───── DATA EXCERPTS

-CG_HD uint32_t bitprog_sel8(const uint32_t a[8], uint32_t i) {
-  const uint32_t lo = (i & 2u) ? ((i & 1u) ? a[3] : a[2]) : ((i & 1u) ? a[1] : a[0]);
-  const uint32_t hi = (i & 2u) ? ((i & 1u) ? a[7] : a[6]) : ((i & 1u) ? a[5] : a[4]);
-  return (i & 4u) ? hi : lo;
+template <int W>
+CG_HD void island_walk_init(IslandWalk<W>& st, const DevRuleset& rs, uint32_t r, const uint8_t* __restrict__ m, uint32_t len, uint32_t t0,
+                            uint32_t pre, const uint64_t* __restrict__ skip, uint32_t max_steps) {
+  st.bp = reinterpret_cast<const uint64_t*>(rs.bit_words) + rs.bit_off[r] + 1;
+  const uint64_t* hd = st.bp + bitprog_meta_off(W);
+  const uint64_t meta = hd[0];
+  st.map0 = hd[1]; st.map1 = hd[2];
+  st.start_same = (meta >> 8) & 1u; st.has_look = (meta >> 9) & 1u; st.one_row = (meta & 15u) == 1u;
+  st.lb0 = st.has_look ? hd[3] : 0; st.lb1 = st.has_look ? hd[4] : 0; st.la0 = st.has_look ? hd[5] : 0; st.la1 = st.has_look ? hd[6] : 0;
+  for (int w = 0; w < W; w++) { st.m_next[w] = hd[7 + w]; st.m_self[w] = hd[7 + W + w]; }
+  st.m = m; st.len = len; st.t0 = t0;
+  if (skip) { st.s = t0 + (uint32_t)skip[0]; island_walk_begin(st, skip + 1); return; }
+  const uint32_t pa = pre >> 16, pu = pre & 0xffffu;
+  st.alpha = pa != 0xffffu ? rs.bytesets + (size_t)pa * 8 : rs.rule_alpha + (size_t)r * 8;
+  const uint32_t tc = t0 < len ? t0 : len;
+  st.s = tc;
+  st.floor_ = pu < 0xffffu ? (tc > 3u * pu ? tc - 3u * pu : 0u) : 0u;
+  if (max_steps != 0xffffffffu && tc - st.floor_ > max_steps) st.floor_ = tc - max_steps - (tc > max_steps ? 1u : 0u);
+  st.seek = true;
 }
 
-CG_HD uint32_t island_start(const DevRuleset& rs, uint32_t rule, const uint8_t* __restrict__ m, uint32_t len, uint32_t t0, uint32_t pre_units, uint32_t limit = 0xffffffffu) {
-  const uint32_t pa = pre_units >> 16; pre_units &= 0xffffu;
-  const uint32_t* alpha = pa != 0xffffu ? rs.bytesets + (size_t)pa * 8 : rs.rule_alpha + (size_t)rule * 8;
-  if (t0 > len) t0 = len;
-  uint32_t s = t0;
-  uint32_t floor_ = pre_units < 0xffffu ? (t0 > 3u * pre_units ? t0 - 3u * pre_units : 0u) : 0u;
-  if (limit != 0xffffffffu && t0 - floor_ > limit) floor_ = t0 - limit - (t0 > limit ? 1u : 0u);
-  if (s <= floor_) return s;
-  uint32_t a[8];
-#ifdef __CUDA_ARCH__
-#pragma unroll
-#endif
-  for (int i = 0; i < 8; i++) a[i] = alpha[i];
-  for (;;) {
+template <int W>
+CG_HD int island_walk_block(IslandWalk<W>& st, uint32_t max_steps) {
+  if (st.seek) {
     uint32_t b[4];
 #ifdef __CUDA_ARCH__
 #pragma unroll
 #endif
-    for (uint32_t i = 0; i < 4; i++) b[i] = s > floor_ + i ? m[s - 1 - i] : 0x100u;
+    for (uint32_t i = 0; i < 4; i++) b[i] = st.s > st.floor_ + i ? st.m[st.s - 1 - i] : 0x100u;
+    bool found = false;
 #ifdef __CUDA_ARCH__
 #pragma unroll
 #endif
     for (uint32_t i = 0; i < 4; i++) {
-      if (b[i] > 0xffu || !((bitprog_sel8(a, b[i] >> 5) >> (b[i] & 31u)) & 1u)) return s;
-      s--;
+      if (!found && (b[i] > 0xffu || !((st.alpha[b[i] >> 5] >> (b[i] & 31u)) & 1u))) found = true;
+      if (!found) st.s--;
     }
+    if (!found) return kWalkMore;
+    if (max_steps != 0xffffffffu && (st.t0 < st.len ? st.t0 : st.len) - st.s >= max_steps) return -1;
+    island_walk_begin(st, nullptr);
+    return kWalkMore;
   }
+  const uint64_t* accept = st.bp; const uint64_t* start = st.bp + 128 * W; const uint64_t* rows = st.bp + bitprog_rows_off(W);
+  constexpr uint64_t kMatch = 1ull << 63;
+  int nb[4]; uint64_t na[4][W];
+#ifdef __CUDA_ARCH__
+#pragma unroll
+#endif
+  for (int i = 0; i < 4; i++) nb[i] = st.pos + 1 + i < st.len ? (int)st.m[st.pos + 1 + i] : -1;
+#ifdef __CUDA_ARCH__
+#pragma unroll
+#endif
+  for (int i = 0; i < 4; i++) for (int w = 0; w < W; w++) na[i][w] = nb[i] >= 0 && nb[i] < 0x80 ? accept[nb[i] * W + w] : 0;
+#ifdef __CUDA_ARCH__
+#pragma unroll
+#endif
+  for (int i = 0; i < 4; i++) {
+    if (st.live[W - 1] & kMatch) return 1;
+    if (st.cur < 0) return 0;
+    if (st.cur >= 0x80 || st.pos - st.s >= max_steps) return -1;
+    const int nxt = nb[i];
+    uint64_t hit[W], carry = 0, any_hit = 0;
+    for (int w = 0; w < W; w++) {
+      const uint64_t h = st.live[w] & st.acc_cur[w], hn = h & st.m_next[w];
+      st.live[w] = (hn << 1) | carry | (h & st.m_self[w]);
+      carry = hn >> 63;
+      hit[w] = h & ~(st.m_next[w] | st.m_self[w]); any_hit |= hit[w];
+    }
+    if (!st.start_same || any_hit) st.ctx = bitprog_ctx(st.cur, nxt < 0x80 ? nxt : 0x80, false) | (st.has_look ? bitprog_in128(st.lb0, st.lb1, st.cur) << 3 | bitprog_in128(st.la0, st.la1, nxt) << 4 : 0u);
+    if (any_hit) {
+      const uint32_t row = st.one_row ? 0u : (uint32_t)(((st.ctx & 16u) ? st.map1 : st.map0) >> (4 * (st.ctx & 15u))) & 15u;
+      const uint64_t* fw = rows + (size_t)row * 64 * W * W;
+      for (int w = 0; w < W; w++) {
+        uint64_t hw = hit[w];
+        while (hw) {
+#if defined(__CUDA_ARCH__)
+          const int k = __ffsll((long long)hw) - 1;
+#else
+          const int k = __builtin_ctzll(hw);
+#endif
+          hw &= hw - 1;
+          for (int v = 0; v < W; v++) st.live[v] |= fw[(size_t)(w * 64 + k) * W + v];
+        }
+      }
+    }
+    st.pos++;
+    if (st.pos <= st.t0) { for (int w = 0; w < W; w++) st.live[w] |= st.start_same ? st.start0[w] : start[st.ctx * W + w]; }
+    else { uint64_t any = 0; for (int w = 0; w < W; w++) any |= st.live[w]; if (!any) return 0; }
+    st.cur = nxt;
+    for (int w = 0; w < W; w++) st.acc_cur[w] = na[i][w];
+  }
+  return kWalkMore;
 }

──────────
───── DATA EXCERPTS

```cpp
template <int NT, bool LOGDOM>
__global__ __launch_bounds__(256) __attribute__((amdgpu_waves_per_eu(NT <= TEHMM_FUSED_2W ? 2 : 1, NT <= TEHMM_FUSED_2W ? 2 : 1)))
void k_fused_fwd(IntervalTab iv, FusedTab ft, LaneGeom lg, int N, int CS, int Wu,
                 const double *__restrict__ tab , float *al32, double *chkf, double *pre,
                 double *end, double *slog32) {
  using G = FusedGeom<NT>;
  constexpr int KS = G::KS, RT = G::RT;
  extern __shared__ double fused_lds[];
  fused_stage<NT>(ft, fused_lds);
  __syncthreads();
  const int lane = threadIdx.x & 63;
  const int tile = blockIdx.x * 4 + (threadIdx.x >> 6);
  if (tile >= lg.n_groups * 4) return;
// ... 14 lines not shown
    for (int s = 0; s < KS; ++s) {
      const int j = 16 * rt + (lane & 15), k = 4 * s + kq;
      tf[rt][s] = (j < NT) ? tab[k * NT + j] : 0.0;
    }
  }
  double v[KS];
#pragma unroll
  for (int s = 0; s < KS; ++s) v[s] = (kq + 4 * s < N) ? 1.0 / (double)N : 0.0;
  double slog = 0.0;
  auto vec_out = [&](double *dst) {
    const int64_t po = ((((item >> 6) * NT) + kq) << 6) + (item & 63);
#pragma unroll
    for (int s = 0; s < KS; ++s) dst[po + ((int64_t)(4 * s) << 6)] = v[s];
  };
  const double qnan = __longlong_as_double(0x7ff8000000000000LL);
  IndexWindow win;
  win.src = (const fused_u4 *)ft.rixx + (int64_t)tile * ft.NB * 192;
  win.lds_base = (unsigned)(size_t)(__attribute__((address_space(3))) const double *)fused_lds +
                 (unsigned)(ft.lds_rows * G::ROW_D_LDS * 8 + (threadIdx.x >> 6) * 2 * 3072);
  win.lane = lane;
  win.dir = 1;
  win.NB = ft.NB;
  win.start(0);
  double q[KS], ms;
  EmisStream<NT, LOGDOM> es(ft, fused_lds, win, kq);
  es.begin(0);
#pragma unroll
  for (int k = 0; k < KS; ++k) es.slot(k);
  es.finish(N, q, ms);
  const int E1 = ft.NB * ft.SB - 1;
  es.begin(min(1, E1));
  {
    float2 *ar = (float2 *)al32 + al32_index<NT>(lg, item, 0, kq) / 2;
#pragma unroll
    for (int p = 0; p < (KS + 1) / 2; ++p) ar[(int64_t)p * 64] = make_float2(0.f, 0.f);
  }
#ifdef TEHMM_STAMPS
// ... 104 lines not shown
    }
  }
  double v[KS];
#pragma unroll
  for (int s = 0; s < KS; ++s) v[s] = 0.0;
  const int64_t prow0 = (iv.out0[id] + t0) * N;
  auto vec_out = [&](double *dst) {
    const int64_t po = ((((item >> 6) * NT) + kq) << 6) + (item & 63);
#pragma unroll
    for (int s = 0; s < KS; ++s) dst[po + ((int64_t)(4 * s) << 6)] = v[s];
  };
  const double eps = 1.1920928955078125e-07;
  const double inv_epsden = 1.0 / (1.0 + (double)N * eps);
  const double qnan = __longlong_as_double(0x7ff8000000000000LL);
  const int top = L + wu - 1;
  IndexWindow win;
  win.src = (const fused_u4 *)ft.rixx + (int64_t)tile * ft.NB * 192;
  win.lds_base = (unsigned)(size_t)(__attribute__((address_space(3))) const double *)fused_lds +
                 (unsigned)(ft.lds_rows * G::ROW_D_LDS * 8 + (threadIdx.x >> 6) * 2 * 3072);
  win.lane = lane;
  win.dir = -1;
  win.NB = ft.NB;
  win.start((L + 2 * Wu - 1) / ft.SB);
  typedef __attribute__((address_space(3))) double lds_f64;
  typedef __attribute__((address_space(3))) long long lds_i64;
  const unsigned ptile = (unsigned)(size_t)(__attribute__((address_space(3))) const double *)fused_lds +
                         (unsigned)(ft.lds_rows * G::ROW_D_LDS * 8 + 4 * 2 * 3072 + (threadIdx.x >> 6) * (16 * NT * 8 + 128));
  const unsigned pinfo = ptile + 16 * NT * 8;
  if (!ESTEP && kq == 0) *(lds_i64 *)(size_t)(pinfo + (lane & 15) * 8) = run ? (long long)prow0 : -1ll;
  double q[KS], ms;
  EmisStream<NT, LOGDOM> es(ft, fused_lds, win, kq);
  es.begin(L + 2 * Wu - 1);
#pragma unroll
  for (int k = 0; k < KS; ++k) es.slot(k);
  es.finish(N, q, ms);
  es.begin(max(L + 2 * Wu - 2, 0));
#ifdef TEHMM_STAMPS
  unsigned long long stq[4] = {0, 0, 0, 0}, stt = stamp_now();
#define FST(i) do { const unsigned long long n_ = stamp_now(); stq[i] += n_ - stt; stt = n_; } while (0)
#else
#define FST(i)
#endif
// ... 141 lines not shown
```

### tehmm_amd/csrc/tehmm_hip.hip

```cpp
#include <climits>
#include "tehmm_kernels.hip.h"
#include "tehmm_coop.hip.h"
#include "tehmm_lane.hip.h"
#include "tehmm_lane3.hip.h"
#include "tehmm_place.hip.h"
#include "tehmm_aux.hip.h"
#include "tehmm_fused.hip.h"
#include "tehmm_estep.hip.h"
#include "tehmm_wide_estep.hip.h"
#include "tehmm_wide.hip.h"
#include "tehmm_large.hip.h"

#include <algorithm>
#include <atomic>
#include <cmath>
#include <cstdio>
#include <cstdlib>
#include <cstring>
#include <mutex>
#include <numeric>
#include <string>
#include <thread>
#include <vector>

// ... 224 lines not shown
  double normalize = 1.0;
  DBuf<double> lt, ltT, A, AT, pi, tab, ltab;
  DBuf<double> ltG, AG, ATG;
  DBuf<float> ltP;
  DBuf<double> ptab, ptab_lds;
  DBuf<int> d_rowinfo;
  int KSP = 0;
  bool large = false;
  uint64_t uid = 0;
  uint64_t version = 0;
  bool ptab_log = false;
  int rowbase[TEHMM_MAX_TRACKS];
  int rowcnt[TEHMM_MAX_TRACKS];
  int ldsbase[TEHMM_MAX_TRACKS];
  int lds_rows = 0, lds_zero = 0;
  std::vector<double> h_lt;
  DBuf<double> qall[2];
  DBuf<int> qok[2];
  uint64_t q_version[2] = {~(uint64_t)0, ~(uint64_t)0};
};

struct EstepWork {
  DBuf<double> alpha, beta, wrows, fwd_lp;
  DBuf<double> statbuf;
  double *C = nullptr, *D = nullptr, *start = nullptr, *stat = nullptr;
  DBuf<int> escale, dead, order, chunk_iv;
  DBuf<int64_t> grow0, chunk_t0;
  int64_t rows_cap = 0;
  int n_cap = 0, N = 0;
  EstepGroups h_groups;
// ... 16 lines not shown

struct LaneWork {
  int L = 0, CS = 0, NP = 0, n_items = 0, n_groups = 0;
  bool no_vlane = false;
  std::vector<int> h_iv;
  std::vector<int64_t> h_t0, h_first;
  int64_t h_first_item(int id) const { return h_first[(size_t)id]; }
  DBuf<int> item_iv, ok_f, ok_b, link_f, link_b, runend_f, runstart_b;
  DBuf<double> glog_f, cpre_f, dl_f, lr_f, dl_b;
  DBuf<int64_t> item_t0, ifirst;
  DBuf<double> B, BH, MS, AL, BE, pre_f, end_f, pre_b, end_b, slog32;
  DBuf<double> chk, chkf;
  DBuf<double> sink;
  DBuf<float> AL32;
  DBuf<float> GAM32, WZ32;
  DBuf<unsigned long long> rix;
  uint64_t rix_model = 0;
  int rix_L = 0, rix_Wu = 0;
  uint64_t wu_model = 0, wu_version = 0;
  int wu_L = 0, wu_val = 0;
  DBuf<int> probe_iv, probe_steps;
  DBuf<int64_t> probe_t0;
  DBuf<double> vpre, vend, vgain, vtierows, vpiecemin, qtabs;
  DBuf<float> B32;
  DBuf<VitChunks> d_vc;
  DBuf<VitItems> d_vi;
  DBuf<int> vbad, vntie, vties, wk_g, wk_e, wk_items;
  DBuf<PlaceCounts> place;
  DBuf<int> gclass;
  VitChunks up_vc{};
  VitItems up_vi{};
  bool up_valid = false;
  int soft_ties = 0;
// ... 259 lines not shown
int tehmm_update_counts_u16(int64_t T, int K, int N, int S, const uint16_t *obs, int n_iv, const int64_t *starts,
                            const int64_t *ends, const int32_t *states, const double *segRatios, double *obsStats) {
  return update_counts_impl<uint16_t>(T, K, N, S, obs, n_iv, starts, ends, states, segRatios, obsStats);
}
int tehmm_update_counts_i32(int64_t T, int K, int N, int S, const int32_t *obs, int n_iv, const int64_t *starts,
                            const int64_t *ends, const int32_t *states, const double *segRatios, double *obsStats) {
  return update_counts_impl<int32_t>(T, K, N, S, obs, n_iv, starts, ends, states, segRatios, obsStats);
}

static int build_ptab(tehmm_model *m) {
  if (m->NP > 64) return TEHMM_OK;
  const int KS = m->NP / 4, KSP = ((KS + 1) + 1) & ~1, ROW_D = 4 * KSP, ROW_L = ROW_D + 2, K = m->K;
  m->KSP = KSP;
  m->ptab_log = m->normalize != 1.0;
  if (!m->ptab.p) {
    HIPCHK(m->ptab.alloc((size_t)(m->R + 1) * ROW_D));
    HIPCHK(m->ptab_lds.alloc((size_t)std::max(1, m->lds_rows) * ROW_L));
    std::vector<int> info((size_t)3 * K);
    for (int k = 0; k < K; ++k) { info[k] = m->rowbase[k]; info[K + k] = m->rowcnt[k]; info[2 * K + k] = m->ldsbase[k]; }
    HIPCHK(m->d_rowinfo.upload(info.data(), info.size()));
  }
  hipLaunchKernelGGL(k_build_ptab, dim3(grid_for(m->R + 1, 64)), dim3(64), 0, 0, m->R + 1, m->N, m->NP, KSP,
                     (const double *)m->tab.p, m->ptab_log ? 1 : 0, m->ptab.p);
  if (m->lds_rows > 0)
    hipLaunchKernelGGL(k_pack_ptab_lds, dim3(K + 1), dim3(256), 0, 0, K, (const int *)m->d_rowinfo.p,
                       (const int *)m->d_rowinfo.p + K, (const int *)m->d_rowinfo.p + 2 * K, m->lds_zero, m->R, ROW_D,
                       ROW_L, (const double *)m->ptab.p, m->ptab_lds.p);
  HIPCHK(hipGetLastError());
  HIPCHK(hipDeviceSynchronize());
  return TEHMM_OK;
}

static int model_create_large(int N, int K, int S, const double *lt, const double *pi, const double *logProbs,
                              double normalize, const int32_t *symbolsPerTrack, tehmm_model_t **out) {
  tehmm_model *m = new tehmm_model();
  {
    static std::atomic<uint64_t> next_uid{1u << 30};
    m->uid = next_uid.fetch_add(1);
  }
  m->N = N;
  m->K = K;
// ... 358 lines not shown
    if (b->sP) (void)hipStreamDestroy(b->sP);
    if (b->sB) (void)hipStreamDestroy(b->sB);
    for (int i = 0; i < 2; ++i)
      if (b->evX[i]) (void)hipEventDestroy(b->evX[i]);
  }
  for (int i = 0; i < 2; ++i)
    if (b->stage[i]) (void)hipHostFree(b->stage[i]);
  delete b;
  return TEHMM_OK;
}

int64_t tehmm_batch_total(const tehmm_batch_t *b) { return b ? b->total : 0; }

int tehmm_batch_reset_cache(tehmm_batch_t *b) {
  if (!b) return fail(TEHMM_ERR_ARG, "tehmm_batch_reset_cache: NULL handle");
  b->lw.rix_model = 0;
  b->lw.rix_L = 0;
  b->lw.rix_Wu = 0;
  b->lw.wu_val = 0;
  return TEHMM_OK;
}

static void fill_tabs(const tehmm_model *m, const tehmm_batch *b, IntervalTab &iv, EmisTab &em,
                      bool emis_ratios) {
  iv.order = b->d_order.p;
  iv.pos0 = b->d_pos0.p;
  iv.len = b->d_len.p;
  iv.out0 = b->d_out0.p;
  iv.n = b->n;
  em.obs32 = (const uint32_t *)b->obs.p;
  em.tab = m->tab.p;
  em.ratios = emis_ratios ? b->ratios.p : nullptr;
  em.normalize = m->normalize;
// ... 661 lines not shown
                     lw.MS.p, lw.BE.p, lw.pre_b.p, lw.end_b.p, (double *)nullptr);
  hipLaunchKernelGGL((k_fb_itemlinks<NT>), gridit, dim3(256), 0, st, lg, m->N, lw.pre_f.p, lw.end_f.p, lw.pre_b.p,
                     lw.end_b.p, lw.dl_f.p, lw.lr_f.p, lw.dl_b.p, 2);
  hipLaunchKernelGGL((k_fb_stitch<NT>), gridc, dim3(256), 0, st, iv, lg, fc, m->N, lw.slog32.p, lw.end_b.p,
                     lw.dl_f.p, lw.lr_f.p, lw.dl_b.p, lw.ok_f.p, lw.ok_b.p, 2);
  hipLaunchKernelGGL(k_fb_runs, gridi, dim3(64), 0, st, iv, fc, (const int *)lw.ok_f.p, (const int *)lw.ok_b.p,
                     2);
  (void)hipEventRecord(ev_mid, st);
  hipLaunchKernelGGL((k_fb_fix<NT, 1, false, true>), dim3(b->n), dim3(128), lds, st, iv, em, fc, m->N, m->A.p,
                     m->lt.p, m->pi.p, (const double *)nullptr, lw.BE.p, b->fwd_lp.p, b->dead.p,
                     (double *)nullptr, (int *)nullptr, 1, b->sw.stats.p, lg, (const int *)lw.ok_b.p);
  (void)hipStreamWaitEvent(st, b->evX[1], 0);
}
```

──────────

## EXERCISE
From the data above, copy each line that holds "constexpr".

## ANSWER TO THE PROBLEM
+  constexpr uint64_t kMatch = 1ull << 63;
  constexpr int KS = G::KS, RT = G::RT;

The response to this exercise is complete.